• DATA FOR PROCESSING:
+  for (int i = 0; i < PER; i += SEED_SUB) {
+    uint32_t run8 = 0;
+#pragma unroll
+    for (int j = 0; j < SEED_SUB; ++j) { run8 += c[i + j]; mx = c[i + j] > mx ? c[i + j] : mx; }
+    sum += run8;
+    cmx = run8 > cmx ? run8 : cmx;
+  }
+  uint32_t incl = sum;
+#pragma unroll
+  for (int o = 1; o < 64; o <<= 1) { const uint32_t t = __shfl_up(incl, o, 64); if ((int)lane >= o) incl += t; }
+#pragma unroll
+  for (int o = 32; o > 0; o >>= 1) {
+    uint32_t t = __shfl_xor(mx, o, 64); mx = t > mx ? t : mx;
+    t = __shfl_xor(cmx, o, 64); cmx = t > cmx ? t : cmx;
+  }
+  if (lane == 63) s_sum[wave] = incl;
+  if (lane == 0) { s_mx[wave] = mx; s_cmx[wave] = cmx; }
+  __syncthreads();
+  uint32_t run = incl - sum;
+  for (uint32_t w = 0; w < wave; ++w) run += s_sum[w];
+  uint4* const g4 = reinterpret_cast<uint4*>(goff + tid * PER);
+#pragma unroll
+  for (int i = 0; i < PER / 4; ++i) {
+    uint4 v;
+    v.x = run; run += c[4 * i];
+    v.y = run; run += c[4 * i + 1];
+    v.z = run; run += c[4 * i + 2];
+    v.w = run; run += c[4 * i + 3];
+    g4[i] = v;
+  }
+  if (tid == LIST_SCAN_BLOCK - 1) {
+    goff[n] = run;
+    uint32_t m = 0, cm = 0;
+    for (uint32_t w = 0; w < LIST_SCAN_BLOCK / 64; ++w) { m = s_mx[w] > m ? s_mx[w] : m; cm = s_cmx[w] > cm ? s_cmx[w] : cm; }
+    goff[n + 1] = m;
+    goff[n + 2] = cm;
+  }
 }
 
 struct SeedRef {
@@ -101,9 +143,9 @@
 __global__ __launch_bounds__(256) void anim_slice_kernel(const SeedQry* __restrict__ sqry, uint32_t n_pairs, SeedSlice* __restrict__ slice) {
   const uint32_t p = blockIdx.x;
   const uint32_t* goff = sqry[p].goff;
-  for (uint32_t g = threadIdx.x; g < SEED_GROUPS; g += 256) {
+  for (uint32_t g = threadIdx.x; g < SEED_CGROUPS; g += 256) {
     if (!goff) { slice[(size_t)g * n_pairs + p] = SeedSlice{0, 0, 0}; continue; }
-    const uint32_t o0 = goff[2 * g], o1 = goff[2 * g + 1], o2 = goff[2 * g + 2];
+    const uint32_t o0 = goff[2 * SEED_SUB * g], o1 = goff[2 * SEED_SUB * g + SEED_SUB], o2 = goff[2 * SEED_SUB * (g + 1)];
     slice[(size_t)g * n_pairs + p] = SeedSlice{o0, o1 - o0, o2 - o1};
   }
 }
@@ -144,11 +186,54 @@
 constexpr int SEED_BLOCK = 1024, SEED_UNROLL = 4;
 constexpr uint32_t SEED_STAGE = 48;
 constexpr size_t SEED_STAGE_BYTES = (SEED_BLOCK / 64) * (SEED_STAGE * sizeof(Match) + 4);
-__global__ __launch_bounds__(SEED_BLOCK) void anim_seed_kernel(const RefDesc* __restrict__ refs, const UnitDesc* __restrict__ units,
-                                                               const SeedRef* __restrict__ srefs, const SeedQry* __restrict__ sqry,
-                                                               const SeedSlice* __restrict__ slice, uint32_t n_pairs,
-                                                               uint32_t slot_mask, Match* __restrict__ buf, uint32_t cap,
-                                                               uint32_t* __restrict__ total, uint32_t* __restrict__ hit_count, int32_t step) {
+__device__ __forceinline__ void seed_stage_hit(Match* stage, uint32_t* stage_n, uint32_t wave, const Match& m, Match* __restrict__ buf,
+                                               uint32_t cap, uint32_t* __restrict__ total, uint32_t* __restrict__ hit_count) {
+  const uint32_t at = atomicAdd(&stage_n[wave], 1u);
+  if (at < SEED_STAGE) {
+    stage[wave * SEED_STAGE + at] = m;
+  } else {
+    const uint32_t ga = atomicAdd(total, 1u);
+    atomicAdd(&hit_count[(uint32_t)m.strand], 1u);
+    if (ga < cap) buf[ga] = m;
+  }
+}
+__device__ __forceinline__ void seed_stage_flush(Match* stage, uint32_t* stage_n, uint32_t wave, uint32_t lane, bool last,
+                                                 Match* __restrict__ buf, uint32_t cap, uint32_t* __restrict__ total,
+                                                 uint32_t* __restrict__ hit_count) {
+  __builtin_amdgcn_wave_barrier();
+  uint32_t n_st = stage_n[wave];
+  if (n_st > SEED_STAGE) n_st = SEED_STAGE;
+  if (n_st >= SEED_STAGE / 2 || (n_st && last)) {
+    static_assert(SEED_STAGE <= 64, "one staged hit per lane at flush time");
+    uint32_t base = 0;
+    if (lane == 0) {
+      base = atomicAdd(total, n_st);
+      stage_n[wave] = 0;
+    }
+    base = __shfl(base, 0);
+    int32_t mr = 0, mq = 0, ml = 0, mu = -1;
+    if (lane < n_st) {
+      const Match& st = stage[wave * SEED_STAGE + lane];
+      mr = st.r; mq = st.q; ml = st.len; mu = st.strand;
+    }
+    const int32_t prev_unit = __shfl_up(mu, 1, 64);
+    const bool start = lane < n_st && (lane == 0 || prev_unit != mu);
+    const uint64_t starts = __ballot(start);
+    if (start) {
+      const uint64_t later = starts >> 1 >> lane;
+      const uint32_t run = later ? (uint32_t)__ffsll((unsigned long long)later) : n_st - lane;
+      atomicAdd(&hit_count[(uint32_t)mu], run);
+    }
+    if (lane < n_st && base + lane < cap) buf[base + lane] = Match{mr, mq, ml, mu};
+    __builtin_amdgcn_wave_barrier();
+  }
+}
+
+__global__ __launch_bounds__(SEED_BLOCK) void anim_seed_pair_kernel(const SeedRef* __restrict__ srefs, const SeedQry* __restrict__ sqry,
+                                                                    const SeedSlice* __restrict__ slice, uint32_t n_pairs,
+                                                                    uint32_t slot_mask, Match* __restrict__ buf, uint32_t cap,
+                                                                    uint32_t* __restrict__ total, uint32_t* __restrict__ hit_count,
+                                                                    int32_t step) {
   extern __shared__ __attribute__((aligned(16))) unsigned long long tab[];
   Match* stage = reinterpret_cast<Match*>(tab + slot_mask + 1);
   uint32_t* stage_n = reinterpret_cast<uint32_t*>(stage + (SEED_BLOCK / 64) * SEED_STAGE);
@@ -158,7 +243,7 @@
   for (uint32_t i = tid; i <= slot_mask; i += SEED_BLOCK) tab[i] = SLOT_EMPTY;
   if (tid < SEED_BLOCK / 64) stage_n[tid] = 0;
   __syncthreads();
-  for (uint32_t e = SR.goff[g] + tid; e < SR.goff[g + 1]; e += SEED_BLOCK) {
+  for (uint32_t e = SR.goff[SEED_SUB * g] + tid; e < SR.goff[SEED_SUB * (g + 1)]; e += SEED_BLOCK) {
     const unsigned long long v = SR.list[e];
     uint32_t slot = (uint32_t)(v >> (SEED_KEY_SHIFT + 5)) & slot_mask;
     while (atomicCAS(&tab[slot], SLOT_EMPTY, v) != SLOT_EMPTY) slot = (slot + 1) & slot_mask;
@@ -205,7 +290,7 @@
         qv[t] = e < c.e_end ? __builtin_nontemporal_load(&c.list[e]) : SLOT_EMPTY;
       }
     };
-    auto process = [&](const Blk& c, const unsigned long long (&qv)[SEED_UNROLL], bool last) {
+    auto process = [&](const Blk& c, const unsigned long long (&qv)[SEED_UNROLL]) {
       const uint32_t unit = 2 * (chunk + c.j) + c.strand;
 #pragma unroll
       for (int t = 0; t < SEED_UNROLL; ++t) {
@@ -229,46 +314,13 @@
               left = diff ? (__ffs(diff) - 1) >> 1 : SEED_STEP;
               report = left < step;
             }
-            if (report) {
-              const Match m{(int32_t)(uint32_t)v, q, left, (int32_t)unit};
-              const uint32_t at = atomicAdd(&stage_n[wave], 1u);
-              if (at < SEED_STAGE) {
-                stage[wave * SEED_STAGE + at] = m;
-              } else {
-                const uint32_t ga = atomicAdd(total, 1u);
-                atomicAdd(&hit_count[unit], 1u);
-                if (ga < cap) buf[ga] = m;
-              }
-            }
+            if (report) seed_stage_hit(stage, stage_n, wave, Match{(int32_t)(uint32_t)v, q, left, (int32_t)unit}, buf, cap, total, hit_count);
           }
           slot_b = (slot_b + 8u) & byte_mask;
           v = *reinterpret_cast<const unsigned long long*>(tab_b + slot_b);
         }
       }
-      __builtin_amdgcn_wave_barrier();
-      uint32_t n_st = stage_n[wave];
-      if (n_st > SEED_STAGE) n_st = SEED_STAGE;
-      if (n_st >= SEED_STAGE / 2 || (n_st && last)) {
-        static_assert(SEED_STAGE <= 64, "one staged hit per lane at flush time");
-        uint32_t base = 0;
-        if (lane == 0) {
-          base = atomicAdd(total, n_st);
-          stage_n[wave] = 0;
-        }
-        base = __shfl(base, 0);
-        Match m{0, 0, 0, -1};
-        if (lane < n_st) m = stage[wave * SEED_STAGE + lane];
-        const int32_t prev_unit = __shfl_up(m.strand, 1, 64);
-        const bool start = lane < n_st && (lane == 0 || prev_unit != m.strand);
-        const uint64_t starts = __ballot(start);
-        if (start) {
-          const uint64_t later = starts >> 1 >> lane;
-          const uint32_t run = later ? (uint32_t)__ffsll((unsigned long long)later) : n_st - lane;
-          atomicAdd(&hit_count[(uint32_t)m.strand], run);
-        }
-        if (lane < n_st && base + lane < cap) buf[base + lane] = m;
-        __builtin_amdgcn_wave_barrier();
-      }
+      seed_stage_flush(stage, stage_n, wave, lane, false, buf, cap, total, hit_count);
     };
     unsigned long long qa[SEED_UNROLL], qb[SEED_UNROLL];
     Blk A = first_from(0, 0);
@@ -276,13 +328,171 @@
     while (A.valid) {
       Blk B = next_of(A);
       if (B.valid) load(B, qb);
-      process(A, qa, !B.valid && chunk + 64 >= my_end);
+      process(A, qa);
       if (!B.valid) break;
       A = next_of(B);
       if (A.valid) load(A, qa);
-      process(B, qb, !A.valid && chunk + 64 >= my_end);
-    }
-  }
+      process(B, qb);
+    }
+  }
+  seed_stage_flush(stage, stage_n, wave, lane, true, buf, cap, total, hit_count);
+}
+
+__device__ __forceinline__ int32_t seed_block_unit(const int32_t* __restrict__ ptab, uint32_t n_qry, uint32_t code) {
+  const int32_t pair = ptab[(size_t)((code >> 1) & 31u) * n_qry + (code >> 6)];
+  return pair >= 0 ? 2 * pair + (int32_t)(code & 1u) : -1;
+}
+
+constexpr int SEED_BLOCK_SLOTS = 32;
+constexpr int SEED_TAB_KEY_SHIFT = 46, SEED_TAB_CTX_SHIFT = 35, SEED_TAB_SLOT_SHIFT = 30;
+constexpr uint32_t SEED_TAB_POS_MASK = (1u << SEED_TAB_SLOT_SHIFT) - 1u, SEED_KEY_MASK = (1u << (32 - SEED_GROUP_BITS)) - 1u;
+static_assert(32 - SEED_GROUP_BITS + 11 + 5 + SEED_TAB_SLOT_SHIFT == 64 && (1 << 5) == SEED_BLOCK_SLOTS, "table entry bit budget");
+struct SeedSlot { const uint64_t* list; const uint32_t* goff; };
+struct SeedBlk {
+  uint32_t slot_begin, slot_end;
+  uint32_t qry_begin, qry_end;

• TASK INSTRUCTIONS: Counting only lines that hold the word "goff", report how many there are in the listing above, as a number alone.

• ANSWER: 11